When I first started driving GH, I emailed my driver rep and told her I liked to occasionally liked to drive in SLC. She told me I could contact her and she would change my region. I've never done it because it sounded like a semi-permanent change. (And my situation would be somewhat spur of the moment)

In your case I think it would work


----------



## oicu812

Lots of drivers asked to change regions after they signed up even though they haven't done any deliveries. They think that since their closest region is not available, they would just sign up the next closest thing and ask to transfer to the one they actually want. There's is reason for a region that's not available. It's because they have enough drivers.


----------



## Woohaa

oicu812 said:


> Lots of drivers asked to change regions after they signed up even though they haven't done any deliveries. They think that since their closest region is not available, they would just sign up the next closest thing and ask to transfer to the one they actually want. There's is reason for a region that's not available. It's because they have enough drivers.

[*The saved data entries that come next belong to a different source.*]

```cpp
namespace helfem {
constexpr int EXL_GMAX = 16;
enum class TrdMode { persistent, chain, twokernel, unblocked };
enum class EigSel { crossover, stein, dc };
enum class RsTei { host, dev };
#define HELFEM_TUNING(X) \
  X(scf_host, bool, false, "HELFEM_SCF", true, "=host", !strcmp(e, "host"), "SCF loop driven from the host through the per-stage entry points (checker of the device-resident loop)") \
  X(tei_host, bool, false, "HELFEM_TEI", false, "=host", !strcmp(e, "host"), "in-element tables built by the threaded host code and uploaded (checker of tei_dev.hip)") \
  X(rs_tei, RsTei, RsTei::host, "HELFEM_RS_TEI", false, "word", !strcmp(e, "dev") ? RsTei::dev : RsTei::host, "range-separated exchange tables of the SCF drivers: dev = built on the device (rs_tei_dev.hip); unset or any other word = built by the threaded host code and uploaded") \
  X(exchange_general, bool, false, "HELFEM_EXCHANGE", true, "=general", !strcmp(e, "general"), "general exchange kernels always, not only where the low-rank fast path declines") \
  X(exl_rb, int, 0, "HELFEM_EXL_RB", false, "int", atoi(e), "RB kernel of the low-rank exchange: 4 the 4 x 4 vector kernel, 1 the one-pair vector kernel (checkers), else the matrix-core kernel k_exl_RBm") \
  X(exl_mgroups, bool, true, "HELFEM_EXL_MGROUPS", false, "off if 0", atoi(e) != 0, "cross-element products by blocks of equal m; off: the full products") \
  X(exl_rect, int, -1, "HELFEM_EXL_RECT", false, "int", atoi(e), "tiles of the element GEMM: 0 / 1 / 2 = 128 x 128 / 128 x 64 / 64 x 64 always; negative: 64 x 64 when the tasks average fewer than 1500 pairs, else 128 x 128") \
  X(exl_wl, bool, true, "HELFEM_EXL_WL", false, "off if 0", atoi(e) != 0, "XCD-contiguous workgroup lists for the element GEMM and the cross products; off: plain task-list grids") \
  X(exl_splitk, bool, true, "HELFEM_EXL_SPLITK", false, "off if 0", atoi(e) != 0, "two half-K workgroups per tile for the cross products; off: one workgroup per tile") \
  X(exl_crect, bool, true, "HELFEM_EXL_CRECT", false, "off if 0", atoi(e) != 0, "128 x 64 tiles for the split cross products; off: 128 x 128") \
  X(exl_groups, int, 4, "HELFEM_EXL_GROUPS", false, "int", std::max(1, std::min(EXL_GMAX, atoi(e))), "groups of 64 factors tried before the general kernels take over, clamped to 1 ... 16") \
  X(exl_hint, bool, true, "HELFEM_EXL_HINT", false, "off if 0", atoi(e) != 0, "the SCF loop's occupied orbitals taken as the factors of P; off: always factorise and verify P (checker)") \
  X(exl_pair, bool, true, "HELFEM_EXL_PAIR", false, "off if 0", atoi(e) != 0, "low-rank fast path for the pair (erfc) tables; off: general kernels") \
  X(fock_overlap, bool, true, "HELFEM_FOCK_OVERLAP", false, "off if 0", atoi(e) != 0, "Coulomb kernels on the side stream beside the XC kernels; off: one after the other on the main stream") \
  X(xc_lds_limit, size_t, 150 * 1024, "HELFEM_XC_LDS_LIMIT", false, "int", (size_t)atol(e), "bytes of LDS the angular XC kernels plan with; smaller forces the chunked kernels (tests)") \
  X(coulomb_batch_chunk, int, 0, "HELFEM_COULOMB_BATCH_CHUNK", true, "int", std::max(0, atoi(e)), "densities per pass over the tables of the batched Coulomb build forced smaller than the LDS rule allows (tests; 0: the rule's own)") \
  X(diis_blocks, bool, true, "HELFEM_DIIS_BLOCKS", false, "off if 0", atoi(e) != 0, "DIIS error per symmetry block; off: the four dense N^3 products (checker)") \
  X(diis_lowrank, bool, true, "HELFEM_DIIS_LOWRANK", false, "off if 0", atoi(e) != 0, "blocked DIIS error from the occupied orbitals; off: per-block n^3 products from F and P (checker)") \
  X(eig_pair, bool, true, "HELFEM_EIG_PAIR", false, "off if 0", atoi(e) != 0, "both spins' Fock matrices in one batched eigensolve; off: two calls") \
  X(trd_mode, TrdMode, TrdMode::persistent, "HELFEM_TRD", false, "word", !strcmp(e, "persistent") ? TrdMode::persistent : !strcmp(e, "twokernel") ? TrdMode::twokernel : !strcmp(e, "unblocked") ? TrdMode::unblocked : TrdMode::chain, "tridiagonalisation: persistent = k_trdp where the batch fits, else the chain; chain (and any unknown word) = one k_trdf launch per column always (checker); twokernel = k_trdb_gemv + k_trdb_w; unblocked = the first-generation kernels") \
  X(trdp_min, int, 256, "HELFEM_TRDP_MIN", false, "int", atoi(e), "smallest order the persistent kernel takes") \
  X(trdp_r, int, 0, "HELFEM_TRDP_R", false, "int", atoi(e), "rows per thread of the persistent kernel forced (0: the first that fits)") \
  X(trdp_u, int, 0, "HELFEM_TRDP_U", false, "int", atoi(e), "column chunks per thread of the persistent kernel forced wider than needed (measurement; 0: narrowest)") \
  X(trdp_limit_ms, long long, 200, "HELFEM_TRDP_LIMIT_MS", false, "int", atoll(e), "wall-clock bound of every spin of the persistent kernel, ms") \
  X(trdp_phases, bool, true, "HELFEM_TRDP_PHASES", false, "off if 0", atoi(e) != 0, "one cooperative launch per phase; off: the whole matrix in one launch (checker)") \
  X(trdp_step, int, 96, "HELFEM_TRDP_STEP", false, "int", std::max(1, atoi(e)), "fewest columns of a phase (at least 1)") \
  X(trdp_coop, bool, true, "HELFEM_TRDP_COOP", false, "off if 0", atoi(e) != 0, "hipLaunchCooperativeKernel for the phases; off: plain launches (A/B of the launch overhead)") \
  X(trdp_stamps, int, 0, "HELFEM_TRDP_STAMPS", false, "int", atoi(e), "non-zero: the stamping kernels, one launch per eigensolve, phase summary on stderr; 2 and more: also per-column stamps of one workgroup") \
  X(trdp_stamps_file, std::string, "", "HELFEM_TRDP_STAMPS_FILE", false, "path", e, "with stamps: file for the stamps of every workgroup over 64 columns (tools/trdp_window.py)") \
  X(trd_tail, int, 2, "HELFEM_TRD_TAIL", false, "int", atoi(e), "last columns of the chain in one launch: 0 none, 1 the LDS-resident kernel (order 128), else the register-resident kernel (order 192)") \
  X(trdf_sym, int, -1, "HELFEM_TRDF_SYM", false, "int", atoi(e), "symmetric sweep of k_trdf: 0 never, other non-negative always, negative by HELFEM_TRDF_SYM_MIN") \
  X(trdf_sym_min, int, 0, "HELFEM_TRDF_SYM_MIN", false, "int", atoi(e), "panels whose full grid has more tiles than this sweep one triangle only") \
  X(trd_band_update, bool, true, "HELFEM_TRD_BAND_UPDATE", false, "off if 0", atoi(e) != 0, "band-limited trailing updates when every sweep is symmetric; off: full updates") \
  X(trdf_nth, int, 0, "HELFEM_TRDF_NTH", false, "int", atoi(e), "512: k_trdf with 512 threads; anything else 1024 (A/B runs)") \
  X(acc_tile, int, 0, "HELFEM_ACC_TILE", false, "int", atoi(e), "128: 128 x 128 tiles for the accumulating updates (and full, not band-limited ones); anything else 64 x 64") \
  X(trdf_dbg, int, 0, "HELFEM_TRDF_DBG", false, "int", atoi(e), "measurement replay of k_trdf only: bits 0-2 go to the kernel's debug field, bit 2 also prints the per-wave stamps (tools/trdf_probe.py)") \
  X(trdf_c, int, -1, "HELFEM_TRDF_C", false, "int", atoi(e), "measurement replay of k_trdf only: column-in-panel index forced for every launch (negative: each launch's own)") \
  X(tridiag_ql, bool, false, "HELFEM_TRIDIAG", false, "=ql", !strcmp(e, "ql"), "one-lane implicit QL for the tridiagonal problem instead of divide and conquer (checker)") \
  X(dc_gemm_small, bool, false, "HELFEM_DC_GEMM", false, "=small", !strcmp(e, "small"), "Q U of the divide-and-conquer merges by the first 64 x 64 kernel instead of the tile engine (checker)") \
  X(dc_levels, bool, false, "HELFEM_DC", false, "=levels", !strcmp(e, "levels"), "divide-and-conquer merges with the gather, scatter and copy-back passes over Q and ten launches per level (checker of the column-mapped product)") \
  X(eigsel, EigSel, EigSel::crossover, "HELFEM_EIGSEL", false, "word", !strcmp(e, "stein") ? EigSel::stein : !strcmp(e, "dc") ? EigSel::dc : EigSel::crossover, "selected eigenpairs (hfg_eig_*_sel): stein = multisection and inverse iteration always; dc = the full divide and conquer, then the lowest columns (checker); unset or any other word = the crossover, which sends every wanted fraction to dc (measured: stein is slower down to 1/64 of the columns)") \
  X(dc_dbg, bool, false, "HELFEM_DC_DBG", false, "present", true, "merge statistics of divide and conquer on stderr") \
  X(bt_column, bool, false, "HELFEM_BT", false, "=column", !strcmp(e, "column"), "back-transformation reflector by reflector instead of compact WY (checker)") \
  X(bt_fold, bool, true, "HELFEM_BT_FOLD", false, "off if 0", atoi(e) != 0, "X Q formed on the side stream beside divide and conquer; off: Z <- Q Z on the main stream behind it") \
  X(bt_side, bool, false, "HELFEM_BT_SIDE", false, "=1", atoi(e) == 1, "without the fold: the compact-WY set-up on the side stream") \
  X(gemm_tile, int, 0, "HELFEM_GEMM_TILE", false, "int", atoi(e), "128: 128 x 128 tiles always; other non-zero: 64 x 64 always; 0: the large tiles where they fill whole rounds of the chip") \
  X(gemm_splitk, int, -1, "HELFEM_GEMM_SPLITK", false, "int", atoi(e), "eigensolve's products: 0 / other non-negative = large tiles without / with two half-K workgroups each; negative: chosen by tile count") \
// ... 15 lines not shown
```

Not true. You can transfer to whichever region you want at any time. I've switched regions several times for various reasons; other regions busier, moved to a different city, etc.


----------



## oicu812

Woohaa said:


> Not true. You can transfer to whichever region you want at any time. I've switched regions several times for various reasons; other regions busier, moved to a different city, etc.


Never said you can't transfer. They still frown upon it since people should've signed up with the original region in the first place. Why close a region from sign ups then if anyone could just sign up in one region (that's available) and transfer to one that's not?


----------



## Seamus

I changed regions but it took 3 weeks of emailing every day before someone responded and actually did it. Lots of persistence.


----------



## Woohaa

oicu812 said:


> Never said you can't transfer. They still frown upon it since people should've signed up with the original region in the first place. Why close a region from sign ups then if anyone could just sign up in one region (that's available) and transfer to one that's not?


Dunno. ??‍♂

Can only speak to my experiences with GH regarding the changing of regions.


----------



## oicu812

Woohaa said:


> Dunno. ??‍♂
> 
> Can only speak to my experiences with GH regarding the changing of regions.


People try the same shit with Amazon flex. They never approve the transfer unless the region has openings.


----------



## dlearl476

Seamus said:


> I changed regions but it took 3 weeks of emailing every day before someone responded and actually did it. Lots of persistence.


Like everything in life, there's good and bad. My DR almost never fails to respond within 6-8hrs. When I went through that whole Apple Store app debacle, she actually called me several times to help get it sorted.


----------